Report every line of the records below that includes the string "struct".

(DATASET Opens)

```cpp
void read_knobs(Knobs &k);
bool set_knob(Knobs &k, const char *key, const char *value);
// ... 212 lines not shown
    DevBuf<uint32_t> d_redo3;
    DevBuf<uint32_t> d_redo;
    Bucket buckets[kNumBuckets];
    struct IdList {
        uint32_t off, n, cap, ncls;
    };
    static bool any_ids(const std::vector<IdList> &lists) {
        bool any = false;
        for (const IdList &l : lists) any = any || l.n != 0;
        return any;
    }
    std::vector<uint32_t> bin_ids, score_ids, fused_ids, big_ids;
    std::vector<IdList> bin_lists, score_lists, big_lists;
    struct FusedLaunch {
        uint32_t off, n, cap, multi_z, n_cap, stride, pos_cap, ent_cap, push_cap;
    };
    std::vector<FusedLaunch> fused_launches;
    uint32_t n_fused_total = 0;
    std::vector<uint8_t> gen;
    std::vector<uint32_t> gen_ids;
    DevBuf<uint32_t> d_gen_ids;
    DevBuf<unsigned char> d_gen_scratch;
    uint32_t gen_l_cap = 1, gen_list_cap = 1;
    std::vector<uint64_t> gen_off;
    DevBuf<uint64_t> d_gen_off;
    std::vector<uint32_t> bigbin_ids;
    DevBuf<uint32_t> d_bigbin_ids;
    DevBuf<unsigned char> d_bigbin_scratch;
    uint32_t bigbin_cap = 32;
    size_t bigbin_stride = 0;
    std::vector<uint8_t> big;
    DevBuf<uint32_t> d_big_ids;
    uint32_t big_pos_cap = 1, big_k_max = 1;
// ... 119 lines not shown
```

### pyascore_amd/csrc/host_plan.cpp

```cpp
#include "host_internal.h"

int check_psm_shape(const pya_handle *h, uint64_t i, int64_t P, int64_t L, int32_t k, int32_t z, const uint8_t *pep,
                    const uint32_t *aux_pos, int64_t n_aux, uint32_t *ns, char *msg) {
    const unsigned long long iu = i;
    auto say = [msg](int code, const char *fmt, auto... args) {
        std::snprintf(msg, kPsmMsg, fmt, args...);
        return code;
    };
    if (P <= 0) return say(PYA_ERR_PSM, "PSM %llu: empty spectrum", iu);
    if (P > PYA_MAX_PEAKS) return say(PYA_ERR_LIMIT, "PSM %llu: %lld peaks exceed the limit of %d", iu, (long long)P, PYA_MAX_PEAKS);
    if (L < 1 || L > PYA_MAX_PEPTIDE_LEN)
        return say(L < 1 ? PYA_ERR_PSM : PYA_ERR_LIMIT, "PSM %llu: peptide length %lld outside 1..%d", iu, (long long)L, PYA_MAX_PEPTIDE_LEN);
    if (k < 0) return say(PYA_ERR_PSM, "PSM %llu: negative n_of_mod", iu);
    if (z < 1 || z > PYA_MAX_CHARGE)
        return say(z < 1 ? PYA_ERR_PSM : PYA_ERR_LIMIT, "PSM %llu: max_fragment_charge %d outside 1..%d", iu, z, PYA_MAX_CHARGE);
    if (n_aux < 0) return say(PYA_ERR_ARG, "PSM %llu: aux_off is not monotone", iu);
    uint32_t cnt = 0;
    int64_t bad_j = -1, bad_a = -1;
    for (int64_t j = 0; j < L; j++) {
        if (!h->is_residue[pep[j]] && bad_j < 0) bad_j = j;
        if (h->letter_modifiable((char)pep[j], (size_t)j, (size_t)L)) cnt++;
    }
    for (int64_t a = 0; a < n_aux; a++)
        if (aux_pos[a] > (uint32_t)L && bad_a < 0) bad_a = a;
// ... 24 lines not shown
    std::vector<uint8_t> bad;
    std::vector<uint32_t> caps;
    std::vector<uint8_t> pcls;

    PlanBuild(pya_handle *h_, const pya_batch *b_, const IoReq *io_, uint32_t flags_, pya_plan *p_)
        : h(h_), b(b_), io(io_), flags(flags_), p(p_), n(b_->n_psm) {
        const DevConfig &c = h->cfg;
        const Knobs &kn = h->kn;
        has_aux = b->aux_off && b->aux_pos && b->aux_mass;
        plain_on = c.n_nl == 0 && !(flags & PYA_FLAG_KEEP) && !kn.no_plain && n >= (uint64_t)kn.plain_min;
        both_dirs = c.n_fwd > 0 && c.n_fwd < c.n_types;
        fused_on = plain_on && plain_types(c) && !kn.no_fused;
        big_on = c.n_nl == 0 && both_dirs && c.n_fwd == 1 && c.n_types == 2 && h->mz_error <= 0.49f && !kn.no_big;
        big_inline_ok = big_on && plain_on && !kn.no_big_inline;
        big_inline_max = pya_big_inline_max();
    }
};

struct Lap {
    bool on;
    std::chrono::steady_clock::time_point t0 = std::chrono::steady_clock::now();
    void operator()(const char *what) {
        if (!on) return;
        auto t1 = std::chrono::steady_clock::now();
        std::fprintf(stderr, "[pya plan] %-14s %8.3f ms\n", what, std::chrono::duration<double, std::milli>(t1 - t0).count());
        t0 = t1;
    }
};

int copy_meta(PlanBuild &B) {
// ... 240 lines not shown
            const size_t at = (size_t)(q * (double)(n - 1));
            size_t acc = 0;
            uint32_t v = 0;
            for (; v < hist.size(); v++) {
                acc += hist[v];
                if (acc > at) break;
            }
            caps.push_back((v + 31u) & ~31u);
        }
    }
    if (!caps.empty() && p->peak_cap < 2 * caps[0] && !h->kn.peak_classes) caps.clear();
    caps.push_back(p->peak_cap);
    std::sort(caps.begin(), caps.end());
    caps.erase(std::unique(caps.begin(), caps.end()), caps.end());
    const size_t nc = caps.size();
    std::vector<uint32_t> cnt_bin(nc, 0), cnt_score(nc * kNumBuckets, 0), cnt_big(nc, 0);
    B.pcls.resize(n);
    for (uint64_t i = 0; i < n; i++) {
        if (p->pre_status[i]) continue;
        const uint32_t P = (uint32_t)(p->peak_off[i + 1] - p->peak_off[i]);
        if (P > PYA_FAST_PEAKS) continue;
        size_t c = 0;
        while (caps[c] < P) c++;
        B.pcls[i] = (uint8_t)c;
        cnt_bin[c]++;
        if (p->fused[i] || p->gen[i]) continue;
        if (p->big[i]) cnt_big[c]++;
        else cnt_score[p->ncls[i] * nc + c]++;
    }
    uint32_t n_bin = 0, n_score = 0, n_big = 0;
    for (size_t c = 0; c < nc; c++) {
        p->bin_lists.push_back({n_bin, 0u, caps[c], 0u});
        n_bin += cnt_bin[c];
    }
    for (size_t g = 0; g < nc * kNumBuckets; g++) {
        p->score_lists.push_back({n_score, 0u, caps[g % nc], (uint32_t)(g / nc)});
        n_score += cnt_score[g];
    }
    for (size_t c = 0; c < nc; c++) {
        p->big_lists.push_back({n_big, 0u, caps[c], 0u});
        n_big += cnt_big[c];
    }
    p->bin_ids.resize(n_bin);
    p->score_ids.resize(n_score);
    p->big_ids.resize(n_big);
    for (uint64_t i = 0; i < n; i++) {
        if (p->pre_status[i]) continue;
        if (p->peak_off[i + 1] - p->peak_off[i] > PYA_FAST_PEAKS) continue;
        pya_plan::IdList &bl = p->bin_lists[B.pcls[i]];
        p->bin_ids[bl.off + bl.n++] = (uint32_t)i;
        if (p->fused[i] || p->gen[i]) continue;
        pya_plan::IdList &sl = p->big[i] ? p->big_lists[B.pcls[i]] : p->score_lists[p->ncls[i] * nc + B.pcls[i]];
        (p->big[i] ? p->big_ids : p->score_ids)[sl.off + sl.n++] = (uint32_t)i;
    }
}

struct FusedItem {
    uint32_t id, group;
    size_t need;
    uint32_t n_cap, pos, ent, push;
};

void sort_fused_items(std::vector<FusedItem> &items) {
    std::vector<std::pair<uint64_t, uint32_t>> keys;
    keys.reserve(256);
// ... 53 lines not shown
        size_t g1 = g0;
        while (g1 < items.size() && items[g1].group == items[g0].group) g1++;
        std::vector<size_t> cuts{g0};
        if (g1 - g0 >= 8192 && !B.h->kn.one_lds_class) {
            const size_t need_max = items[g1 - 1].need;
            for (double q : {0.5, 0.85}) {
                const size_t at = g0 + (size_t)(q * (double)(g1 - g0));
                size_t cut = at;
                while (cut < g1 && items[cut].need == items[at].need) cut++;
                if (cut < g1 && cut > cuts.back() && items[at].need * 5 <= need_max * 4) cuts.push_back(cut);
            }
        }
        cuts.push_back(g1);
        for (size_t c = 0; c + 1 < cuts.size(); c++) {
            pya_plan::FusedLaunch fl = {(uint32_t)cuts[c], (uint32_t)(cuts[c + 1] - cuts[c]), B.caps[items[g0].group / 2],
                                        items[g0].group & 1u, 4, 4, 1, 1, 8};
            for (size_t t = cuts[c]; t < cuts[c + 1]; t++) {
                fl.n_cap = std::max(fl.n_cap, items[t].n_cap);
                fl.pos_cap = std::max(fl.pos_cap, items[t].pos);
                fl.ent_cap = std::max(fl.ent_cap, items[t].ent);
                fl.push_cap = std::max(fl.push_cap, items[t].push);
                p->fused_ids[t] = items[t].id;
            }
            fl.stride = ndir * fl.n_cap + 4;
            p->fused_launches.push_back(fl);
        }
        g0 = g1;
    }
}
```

(DATASET Closes)
(DATASET Opens)

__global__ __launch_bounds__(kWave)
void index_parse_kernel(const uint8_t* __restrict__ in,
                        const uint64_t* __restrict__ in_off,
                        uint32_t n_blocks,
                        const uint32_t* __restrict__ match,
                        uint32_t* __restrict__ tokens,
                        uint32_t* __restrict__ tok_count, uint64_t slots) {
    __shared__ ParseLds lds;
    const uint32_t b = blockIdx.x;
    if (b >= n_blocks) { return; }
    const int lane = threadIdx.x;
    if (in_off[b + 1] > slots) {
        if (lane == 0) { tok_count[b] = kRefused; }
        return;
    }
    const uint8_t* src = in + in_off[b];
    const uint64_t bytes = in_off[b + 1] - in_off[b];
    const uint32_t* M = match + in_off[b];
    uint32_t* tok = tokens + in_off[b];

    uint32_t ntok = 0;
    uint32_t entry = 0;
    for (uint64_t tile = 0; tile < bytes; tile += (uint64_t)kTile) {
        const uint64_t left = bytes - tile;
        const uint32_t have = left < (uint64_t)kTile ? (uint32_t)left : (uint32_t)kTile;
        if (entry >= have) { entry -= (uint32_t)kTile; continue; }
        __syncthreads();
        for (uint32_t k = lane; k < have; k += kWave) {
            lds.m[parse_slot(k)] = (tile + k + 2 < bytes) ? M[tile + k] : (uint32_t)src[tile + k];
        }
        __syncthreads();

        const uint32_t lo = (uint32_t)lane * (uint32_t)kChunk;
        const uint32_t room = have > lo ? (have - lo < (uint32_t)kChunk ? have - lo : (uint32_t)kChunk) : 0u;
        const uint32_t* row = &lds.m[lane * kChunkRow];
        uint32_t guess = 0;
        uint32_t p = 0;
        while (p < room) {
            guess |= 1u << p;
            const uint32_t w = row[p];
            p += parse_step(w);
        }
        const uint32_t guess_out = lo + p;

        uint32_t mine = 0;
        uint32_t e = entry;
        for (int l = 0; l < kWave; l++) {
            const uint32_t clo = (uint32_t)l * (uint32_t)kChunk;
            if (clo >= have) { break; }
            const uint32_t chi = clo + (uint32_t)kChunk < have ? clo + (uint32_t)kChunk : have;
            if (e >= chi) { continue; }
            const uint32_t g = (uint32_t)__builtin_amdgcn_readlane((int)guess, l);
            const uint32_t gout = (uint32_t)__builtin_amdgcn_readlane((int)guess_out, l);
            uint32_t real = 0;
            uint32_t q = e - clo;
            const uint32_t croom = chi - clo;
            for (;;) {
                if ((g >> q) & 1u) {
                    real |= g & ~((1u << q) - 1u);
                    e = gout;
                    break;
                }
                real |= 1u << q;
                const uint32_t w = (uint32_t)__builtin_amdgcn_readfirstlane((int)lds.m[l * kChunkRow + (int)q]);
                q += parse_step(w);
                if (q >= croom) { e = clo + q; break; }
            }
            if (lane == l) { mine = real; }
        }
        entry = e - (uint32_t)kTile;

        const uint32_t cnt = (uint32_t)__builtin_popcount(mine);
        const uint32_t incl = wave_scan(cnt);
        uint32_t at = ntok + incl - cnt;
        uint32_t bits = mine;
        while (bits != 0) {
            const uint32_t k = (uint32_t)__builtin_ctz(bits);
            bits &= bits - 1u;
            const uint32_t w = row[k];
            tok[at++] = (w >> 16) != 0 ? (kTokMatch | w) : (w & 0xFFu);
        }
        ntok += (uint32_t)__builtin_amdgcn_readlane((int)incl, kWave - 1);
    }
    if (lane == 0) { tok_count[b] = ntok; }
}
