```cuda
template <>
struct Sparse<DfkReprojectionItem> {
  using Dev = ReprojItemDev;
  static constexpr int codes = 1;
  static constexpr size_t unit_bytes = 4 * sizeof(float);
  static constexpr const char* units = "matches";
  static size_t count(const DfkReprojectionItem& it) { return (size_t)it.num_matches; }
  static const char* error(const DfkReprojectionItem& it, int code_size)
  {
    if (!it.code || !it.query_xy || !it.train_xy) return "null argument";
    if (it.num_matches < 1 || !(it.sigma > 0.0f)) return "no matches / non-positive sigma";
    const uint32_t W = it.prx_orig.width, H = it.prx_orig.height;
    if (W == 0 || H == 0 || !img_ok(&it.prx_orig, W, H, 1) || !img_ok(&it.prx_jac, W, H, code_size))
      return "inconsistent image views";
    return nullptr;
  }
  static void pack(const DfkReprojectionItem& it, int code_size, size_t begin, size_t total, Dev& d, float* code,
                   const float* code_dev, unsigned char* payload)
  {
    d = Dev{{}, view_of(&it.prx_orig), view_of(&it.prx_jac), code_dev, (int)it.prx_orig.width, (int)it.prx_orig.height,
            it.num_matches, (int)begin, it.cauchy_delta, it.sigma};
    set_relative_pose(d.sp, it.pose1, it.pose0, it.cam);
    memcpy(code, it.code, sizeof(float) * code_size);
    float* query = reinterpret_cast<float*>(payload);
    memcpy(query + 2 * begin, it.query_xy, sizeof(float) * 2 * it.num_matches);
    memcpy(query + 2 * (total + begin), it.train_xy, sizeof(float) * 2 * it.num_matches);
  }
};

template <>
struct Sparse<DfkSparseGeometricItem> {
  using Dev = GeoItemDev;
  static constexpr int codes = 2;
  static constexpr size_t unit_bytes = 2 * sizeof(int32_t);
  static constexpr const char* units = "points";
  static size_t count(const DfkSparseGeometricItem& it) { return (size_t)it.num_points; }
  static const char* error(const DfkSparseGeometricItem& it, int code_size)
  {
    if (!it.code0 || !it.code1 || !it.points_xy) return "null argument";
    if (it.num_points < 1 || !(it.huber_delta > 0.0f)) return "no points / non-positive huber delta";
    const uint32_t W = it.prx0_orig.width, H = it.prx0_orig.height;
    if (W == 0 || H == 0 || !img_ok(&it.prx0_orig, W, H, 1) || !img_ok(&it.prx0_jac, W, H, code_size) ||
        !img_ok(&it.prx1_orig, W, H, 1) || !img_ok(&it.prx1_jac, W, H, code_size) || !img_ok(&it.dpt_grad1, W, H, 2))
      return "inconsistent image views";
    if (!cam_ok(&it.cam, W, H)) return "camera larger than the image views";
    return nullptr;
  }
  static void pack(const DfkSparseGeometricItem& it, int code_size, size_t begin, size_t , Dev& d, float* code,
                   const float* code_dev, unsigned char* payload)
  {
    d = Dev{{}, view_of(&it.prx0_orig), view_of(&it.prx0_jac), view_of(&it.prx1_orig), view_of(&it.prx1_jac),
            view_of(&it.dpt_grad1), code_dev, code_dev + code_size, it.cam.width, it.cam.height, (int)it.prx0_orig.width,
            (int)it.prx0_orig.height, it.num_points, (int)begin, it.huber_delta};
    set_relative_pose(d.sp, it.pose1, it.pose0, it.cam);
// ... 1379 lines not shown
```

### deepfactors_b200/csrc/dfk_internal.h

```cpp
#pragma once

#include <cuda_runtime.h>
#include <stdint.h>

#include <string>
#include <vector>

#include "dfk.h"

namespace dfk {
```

(DATASET Closes)

▶ **EXERCISE ANSWER**
    struct IdList {
    struct FusedLaunch {
struct Lap {
struct FusedItem {
struct Sparse<DfkReprojectionItem> {
struct Sparse<DfkSparseGeometricItem> {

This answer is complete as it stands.